*** DATA TO PROCESS ***

static int host_classify(float s, const UrhClassify& C) {
    int c = C.order - 1;
    for (int k = 0; k < C.order - 1; k++)
        if (s <= C.thr[k]) { c = k; break; }
    return c;
}

static float max_magnitude_for(int dtype) {
    switch (dtype) {
        case URH_DT_I8: return (float)sqrt(127.0 * 127.0 + 128.0 * 128.0);
        case URH_DT_U8: return (float)sqrt(255.0 * 255.0);
        case URH_DT_I16: return (float)sqrt(32768.0 * 32768.0 + 32767.0 * 32767.0);
        case URH_DT_U16: return (float)sqrt(65535.0 * 65535.0);
        default: return (float)sqrt(2.0);
    }
}

static bool iq_vec_aligned(const void* p, int dtype) { return ((uintptr_t)p % (2 * (size_t)urh_iq_bytes(dtype))) == 0; }

struct DensePass {
    float* qad = nullptr;
    const UrhDigitizer* dz = nullptr;
    int has_halo = 0;
    UrhTileStats* tile_stats = nullptr;
    int64_t tile_lo = 0, tile_hi = -1;
    UrhFine fine = {};
    UrhSpec* spec = nullptr;
};

template <int DT, int MOD, bool DIG>
static int launch_dense_iq_t(urh_ctx* ctx, const void* d_iq, int64_t n, const UrhDemodParams& dp, const UrhClassify& cls,
                             const DensePass& o) {
    static const UrhDigitizer none = {};
    const UrhDigitizer& dz = o.dz ? *o.dz : none;
    int16_t* init_cls = DIG ? dz.d_init : nullptr;
    const int cls_of_zero = DIG ? host_classify(0.0f, cls) : 0;
    const int64_t ntiles = urh_div_up(n, URH_TILE);
    const size_t fine_smem = o.fine.gh ? (size_t)URH_FINE_NB * sizeof(unsigned int) : 0;
    const int64_t tile_lo = o.tile_lo, tile_hi = (o.tile_hi < 0 || o.tile_hi > ntiles) ? ntiles : o.tile_hi;
    const int vec_in = iq_vec_aligned(d_iq, DT) ? 1 : 0;
    const int vec_out = (o.qad && ((uintptr_t)o.qad % 8) == 0) ? 1 : 0;
    const int threads = URH_WARPS_PER_BLOCK * 32;
    auto generic = [&](int64_t begin, int64_t end) -> int {
        begin = begin < tile_lo ? tile_lo : begin;
        end = end > tile_hi ? tile_hi : end;
        const int64_t count = end - begin;
        if (count <= 0) return URH_OK;
        URH_LAUNCH(ctx, (k_dense_iq<DT, MOD, DIG>), (unsigned)urh_div_up(count, URH_WARPS_PER_BLOCK), threads, fine_smem, d_iq, n, dp,
                   o.qad, vec_in, vec_out, cls, dz.tol, dz.tiles, dz.staging, dz.cap, init_cls, cls_of_zero, begin, count, o.has_halo,
                   o.tile_stats, o.fine);
        return URH_OK;
    };
    const int64_t nfull = n / URH_TILE;
    const bool fast = MOD == URH_MOD_FSK && vec_in && (!o.qad || vec_out) && (!DIG || cls.order == 2) && nfull > 1;
    URH_PROF_BEGIN(ctx);
    if (fast) {
        const int64_t fb = tile_lo > 1 ? tile_lo : 1, fe = tile_hi < nfull ? tile_hi : nfull;
        if (fe > fb) {
            const unsigned grid = (unsigned)urh_div_up(fe - fb, URH_WARPS_PER_BLOCK);
            bool speculated = false;
            if constexpr (DT == URH_DT_F32 && MOD == URH_MOD_FSK && !DIG) {
                if (o.spec && o.tile_stats && o.qad) {
                    URH_LAUNCH(ctx, (k_fsk_fifo<DT, true, true, true>), grid, threads, fine_smem, d_iq, n, dp, o.qad, 0.0f, dp.noise_value,
                               dz.tol, dz.tiles, dz.staging, dz.cap, fb, fe - fb, o.tile_stats, o.fine, (const float*)o.spec->tg, o.spec->margin);
                    o.spec->lo = fb;
                    o.spec->hi = fe;
                    speculated = true;
                }
            }
            if (speculated) {
            } else if (o.tile_stats && o.qad && !DIG) {
                URH_LAUNCH(ctx, (k_fsk_fifo<DT, false, true, true>), grid, threads, fine_smem, d_iq, n, dp, o.qad, cls.thr[0], cls.noise_value,
                           dz.tol, dz.tiles, dz.staging, dz.cap, fb, fe - fb, o.tile_stats, o.fine);
            } else if (o.qad) {
                URH_LAUNCH(ctx, (k_fsk_fifo<DT, DIG, true, false>), grid, threads, 0, d_iq, n, dp, o.qad, cls.thr[0], cls.noise_value, dz.tol,
                           dz.tiles, dz.staging, dz.cap, fb, fe - fb, nullptr, UrhFine{});
            } else {
                URH_LAUNCH(ctx, (k_fsk_fifo<DT, DIG, false, false>), grid, threads, 0, d_iq, n, dp, o.qad, cls.thr[0], cls.noise_value, dz.tol,
                           dz.tiles, dz.staging, dz.cap, fb, fe - fb, nullptr, UrhFine{});
            }
        }
        URH_CHECK(generic(0, 1));
        URH_CHECK(generic(nfull, ntiles));
    } else {
        URH_CHECK(generic(0, ntiles));
    }
    URH_PROF_END(ctx);
    return URH_OK;
}

template <int DT>
static int launch_dense_iq_dt(urh_ctx* ctx, int mod_type, const void* d_iq, int64_t n, const UrhDemodParams& dp, const UrhClassify& cls,
                              const DensePass& o) {
    const bool dig = o.dz && !o.spec;
    if (mod_type == URH_MOD_ASK)
        return dig ? launch_dense_iq_t<DT, URH_MOD_ASK, true>(ctx, d_iq, n, dp, cls, o) : launch_dense_iq_t<DT, URH_MOD_ASK, false>(ctx, d_iq, n, dp, cls, o);
    return dig ? launch_dense_iq_t<DT, URH_MOD_FSK, true>(ctx, d_iq, n, dp, cls, o) : launch_dense_iq_t<DT, URH_MOD_FSK, false>(ctx, d_iq, n, dp, cls, o);
}

static int launch_dense_iq(urh_ctx* ctx, int dtype, int mod_type, const void* d_iq, int64_t n, const UrhDemodParams& dp,
                           const UrhClassify& cls, const DensePass& o) {
    switch (dtype) {
        case URH_DT_I8: return launch_dense_iq_dt<URH_DT_I8>(ctx, mod_type, d_iq, n, dp, cls, o);
        case URH_DT_U8: return launch_dense_iq_dt<URH_DT_U8>(ctx, mod_type, d_iq, n, dp, cls, o);
        case URH_DT_I16: return launch_dense_iq_dt<URH_DT_I16>(ctx, mod_type, d_iq, n, dp, cls, o);
        case URH_DT_U16: return launch_dense_iq_dt<URH_DT_U16>(ctx, mod_type, d_iq, n, dp, cls, o);
        case URH_DT_F32: return launch_dense_iq_dt<URH_DT_F32>(ctx, mod_type, d_iq, n, dp, cls, o);
        default: URH_FAIL(ctx, URH_ERR_DTYPE, "Unsupported dtype");
    }
}

int urh_costas_demod(urh_ctx* ctx, const void* d_iq, int dtype, int64_t n, float noise_sqrd, int loop_order,
                     float bandwidth, float* d_out);

static UrhDemodParams make_demod_params(float noise_mag, int mod_type, int dtype) {
    UrhDemodParams dp;
    volatile float nm = noise_mag;
    volatile float sq = nm * nm;
    dp.noise_sqrd = sq;
    dp.noise_value = urh_noise_value(mod_type);
    dp.max_mag = max_magnitude_for(dtype);
    dp.one = 1.0f;
    dp.mone = -1.0f;
    return dp;
}

extern "C" int urh_afp_demod(urh_ctx* ctx, const void* d_iq, int dtype, int64_t n, float noise_mag, int mod_type,
                             int mod_order, float costas_loop_bandwidth, float* d_out) {
    if (n < 0) URH_FAIL(ctx, URH_ERR_INVALID, "negative length");
    if (urh_iq_bytes(dtype) == 0) URH_FAIL(ctx, URH_ERR_DTYPE, "Unsupported dtype");
    if (n == 0) return URH_OK;
    if (n <= 2 || (mod_type != URH_MOD_ASK && mod_type != URH_MOD_FSK && mod_type != URH_MOD_PSK)) {
        URH_CUDA(ctx, cudaMemsetAsync(d_out, 0, (size_t)n * sizeof(float), ctx->stream));
        if (n > 2) {
            const float nv = urh_noise_value(mod_type);
            URH_CUDA(ctx, cudaMemcpyAsync(d_out, &nv, sizeof(float), cudaMemcpyHostToDevice, ctx->stream));
            URH_CUDA(ctx, cudaStreamSynchronize(ctx->stream));
        }
        return URH_OK;
    }
    const UrhDemodParams dp = make_demod_params(noise_mag, mod_type, dtype);
    if (mod_type == URH_MOD_PSK) return urh_costas_demod(ctx, d_iq, dtype, n, dp.noise_sqrd, mod_order, costas_loop_bandwidth, d_out);
    UrhClassify cls;
    memset(&cls, 0, sizeof(cls));
    return launch_dense_iq(ctx, dtype, mod_type, d_iq, n, dp, cls, DensePass{d_out});
}

int urh_center_tiles_begin(urh_ctx* ctx, const float* d_x, const UrhTileStats* ts, int64_t n, int64_t* h_total);

extern "C" int urh_afp_demod_tiles(urh_ctx* ctx, const void* d_iq, int dtype, int64_t n, float noise_mag, int mod_type,
                                   float* d_qad_out, int halo, int64_t* h_kept) {
    if (n <= 2 || (mod_type != URH_MOD_ASK && mod_type != URH_MOD_FSK) || !d_qad_out)
        URH_FAIL(ctx, URH_ERR_INVALID, "urh_afp_demod_tiles: ASK/FSK, n > 2 and a qad buffer are required");
    if (urh_iq_bytes(dtype) == 0) URH_FAIL(ctx, URH_ERR_DTYPE, "Unsupported dtype");
    urh_arena_reset(ctx);
    const UrhDemodParams dp = make_demod_params(noise_mag, mod_type, dtype);
    UrhClassify cls;
    memset(&cls, 0, sizeof(cls));
    const int64_t ntiles = urh_div_up(n, URH_TILE);
    UrhTileStats* ts;
    URH_CHECK(urh_arena(ctx, (size_t)ntiles, &ts));
    URH_CHECK(launch_dense_iq(ctx, dtype, mod_type, d_iq, n, dp, cls, DensePass{d_qad_out, nullptr, halo, ts}));
    return urh_center_tiles_begin(ctx, d_qad_out, ts, n, h_kept);
}

static int pulses_begin(urh_ctx* ctx, int64_t* k, bool args_ok = true) {
    if (!k || !args_ok) return URH_ERR_INVALID;
    *k = 0;
    ctx->pulses_k = 0;
    return URH_OK;
}

static int launch_dense_qad(urh_ctx* ctx, const UrhDigitizer& dz, const float* x, int64_t s0, int64_t s1, const UrhClassify& cls,
                            const float* d_thr0 = nullptr, const UrhTileStats* ts = nullptr) {
    const int64_t n = s1 - s0;
    const unsigned grid = (unsigned)urh_div_up(urh_div_up(n, URH_TILE), URH_WARPS_PER_BLOCK);
    const int vec_in = (((uintptr_t)x % 8) == 0) ? 1 : 0;
    int16_t* init = s0 == 0 ? dz.d_init : nullptr;
    const int c0 = d_thr0 ? 0 : host_classify(0.0f, cls);
    if (ts) ts += s0 / URH_TILE;
    if (cls.order == 2)
        URH_LAUNCH(ctx, (k_dense_f32<SrcQad2, float>), grid, URH_WARPS_PER_BLOCK * 32, 0, x, n, vec_in, cls, dz.tol, dz.tiles, dz.staging,
                   dz.cap, init, c0, d_thr0, ts);
    else
        URH_LAUNCH(ctx, (k_dense_f32<SrcQad, float>), grid, URH_WARPS_PER_BLOCK * 32, 0, x, n, vec_in, cls, dz.tol, dz.tiles, dz.staging,
                   dz.cap, init, c0, d_thr0, ts);
    return URH_OK;
}

extern "C" int urh_grab_pulse_lens(urh_ctx* ctx, const float* d_qad, int64_t n, float center, uint16_t tolerance,
                                   int mod_type, uint32_t samples_per_symbol, uint8_t bits_per_symbol,
                                   float center_spacing, int64_t* k) {
    URH_CHECK(pulses_begin(ctx, k));
    if (n < 0) URH_FAIL(ctx, URH_ERR_INVALID, "negative length");
    if (n == 0) return URH_OK;
    urh_arena_reset(ctx);
    UrhClassify cls;
    URH_CHECK(fill_classify(ctx, &cls, mod_type, center, bits_per_symbol, center_spacing));
    UrhDigitizer dz;
    URH_CHECK(dz.init(ctx, n, tolerance, mod_type == URH_MOD_ASK, samples_per_symbol, urh_div_up(n, URH_TILE), false));
    URH_PROF_BEGIN(ctx);
    URH_CHECK(launch_dense_qad(ctx, dz, d_qad, 0, n, cls));
    URH_PROF_END(ctx);
    return finish_tiles(ctx, dz, FinishShard::local(dz), k);
}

*** End of DATA TO PROCESS ***

• _EXERCISE GOAL_:
Repeat exactly the lines of the listing above, from the one with "if (mod_type == URH_MOD_ASK)" down to the one with "volatile float nm = noise_mag;"; both of those lines belong in the range.

• _SOLUTION TO THE PROBLEM_:
    if (mod_type == URH_MOD_ASK)
        return dig ? launch_dense_iq_t<DT, URH_MOD_ASK, true>(ctx, d_iq, n, dp, cls, o) : launch_dense_iq_t<DT, URH_MOD_ASK, false>(ctx, d_iq, n, dp, cls, o);
    return dig ? launch_dense_iq_t<DT, URH_MOD_FSK, true>(ctx, d_iq, n, dp, cls, o) : launch_dense_iq_t<DT, URH_MOD_FSK, false>(ctx, d_iq, n, dp, cls, o);
}

static int launch_dense_iq(urh_ctx* ctx, int dtype, int mod_type, const void* d_iq, int64_t n, const UrhDemodParams& dp,
                           const UrhClassify& cls, const DensePass& o) {
    switch (dtype) {
        case URH_DT_I8: return launch_dense_iq_dt<URH_DT_I8>(ctx, mod_type, d_iq, n, dp, cls, o);
        case URH_DT_U8: return launch_dense_iq_dt<URH_DT_U8>(ctx, mod_type, d_iq, n, dp, cls, o);
        case URH_DT_I16: return launch_dense_iq_dt<URH_DT_I16>(ctx, mod_type, d_iq, n, dp, cls, o);
        case URH_DT_U16: return launch_dense_iq_dt<URH_DT_U16>(ctx, mod_type, d_iq, n, dp, cls, o);
        case URH_DT_F32: return launch_dense_iq_dt<URH_DT_F32>(ctx, mod_type, d_iq, n, dp, cls, o);
        default: URH_FAIL(ctx, URH_ERR_DTYPE, "Unsupported dtype");
    }
}

int urh_costas_demod(urh_ctx* ctx, const void* d_iq, int dtype, int64_t n, float noise_sqrd, int loop_order,
                     float bandwidth, float* d_out);

static UrhDemodParams make_demod_params(float noise_mag, int mod_type, int dtype) {
    UrhDemodParams dp;
    volatile float nm = noise_mag;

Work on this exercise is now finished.